Task to complete: Count every line in the following entries where the word "slot" appears. Give the count alone.

Source records:
int msm_scratch(zkfhe_ctx *ctx, const MsmGeometry &g, MsmScratch &a) {
  const MsmLayout l = msm_layout(g);
  void *slot[3];
  for (int s : {1, 2, 0}) ZK_CK(zk_scratch(ctx, s, l.slot_bytes[s], &slot[s]));
  for (int i = 0; i < MSM_ARRAYS; ++i) a.p[i] = (char *)slot[l.at[i].slot] + l.at[i].off;
  return ZKFHE_OK;
}

int sort_one_pass(zkfhe_ctx *ctx, const MsmGeometry &g, const MsmScratch &a, const Fr *scalars, size_t col_stride) {
  const unsigned gc = std::min(zk_blocks(g.n_cols * g.K1, 256), (unsigned)ctx->num_cu * 8);
  k_msm_clear<<<gc, 256, 0, ctx->stream>>>(a.at(HIST), g.n_cols * g.K1, a.at(HEAVY_COUNT));
  ZK_LAUNCH_CHECK(ctx);
  const unsigned chunks_per_col = (unsigned)((g.n + SORT_CHUNK - 1) / SORT_CHUNK);
  const unsigned grid = (unsigned)(g.n_cols * chunks_per_col);
  const size_t sort_lds = (size_t)g.K1 * sizeof(unsigned);
  if (sort_lds > 48 * 1024) {
    ZK_CK(zk_func_max_lds(ctx, (const void *)k_msm_hist, 160 * 1024));
    ZK_CK(zk_func_max_lds(ctx, (const void *)k_msm_scatter, 160 * 1024));
  }
  k_msm_hist<<<grid, SORT_THREADS, sort_lds, ctx->stream>>>(scalars, col_stride, g.n, chunks_per_col, g.c, g.W, a.at(HIST), g.K1);
  ZK_LAUNCH_CHECK(ctx);
  k_msm_scan<<<(unsigned)g.n_cols, 256, 0, ctx->stream>>>(a.at(HIST), a.at(OFF), a.at(CURSOR), g.K1);
  ZK_LAUNCH_CHECK(ctx);
  k_msm_scatter<<<grid, SORT_THREADS, sort_lds, ctx->stream>>>(scalars, col_stride, g.n, chunks_per_col, g.c, g.W, a.at(CURSOR), g.K1, a.at(ENTRIES), g.col_entries);
  ZK_LAUNCH_CHECK(ctx);
  return ZKFHE_OK;
}

int sort_two_level(zkfhe_ctx *ctx, const MsmGeometry &g, const MsmScratch &a, const Fr *scalars, size_t col_stride) {
  k_msm_clear<<<zk_blocks(g.n_cols * g.NB, 256), 256, 0, ctx->stream>>>(a.at(CHIST), g.n_cols * g.NB, a.at(HEAVY_COUNT));
  ZK_LAUNCH_CHECK(ctx);
  const unsigned ch_chunks = (unsigned)((g.n + CH_SCALARS - 1) / CH_SCALARS), cs_chunks = (unsigned)((g.n + CS_SCALARS - 1) / CS_SCALARS);
  k_msm_chist<<<(unsigned)(g.n_cols * ch_chunks), CS_THREADS, g.NB * sizeof(unsigned), ctx->stream>>>(scalars, col_stride, g.n, ch_chunks, g.c, g.W, g.L, g.NB, a.at(CHIST));
  ZK_LAUNCH_CHECK(ctx);
  k_msm_cscan<<<zk_blocks(g.n_cols, 64), 64, 0, ctx->stream>>>(a.at(CHIST), g.NB, g.n_cols, a.at(COFF), a.at(CCURSOR));
  ZK_LAUNCH_CHECK(ctx);
  const size_t cs_lds = ((size_t)3 * g.NB + (size_t)CS_SCALARS * g.W) * sizeof(unsigned);
  if (cs_lds > 48 * 1024) ZK_CK(zk_func_max_lds(ctx, (const void *)k_msm_cscatter, 64 * 1024));
  k_msm_cscatter<<<(unsigned)(g.n_cols * cs_chunks), CS_THREADS, cs_lds, ctx->stream>>>(scalars, col_stride, g.n, cs_chunks, g.c, g.W, g.L, g.NB, a.at(CCURSOR), a.at(STAGE),
                                                                                         g.stage_stride);
  ZK_LAUNCH_CHECK(ctx);
  ZK_CK(zk_func_max_lds(ctx, (const void *)k_msm_fine, (int)(FINE_TILE * sizeof(unsigned))));
  k_msm_fine<<<(unsigned)(g.n_cols * g.NB), FINE_THREADS, FINE_TILE * sizeof(unsigned), ctx->stream>>>(a.at(COFF), g.NB, g.L, a.at(STAGE), g.stage_stride, g.col_entries, g.K1,
                                                                                                        a.at(OFF), a.at(ENTRIES));
  ZK_LAUNCH_CHECK(ctx);
  return ZKFHE_OK;
}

Response box: 3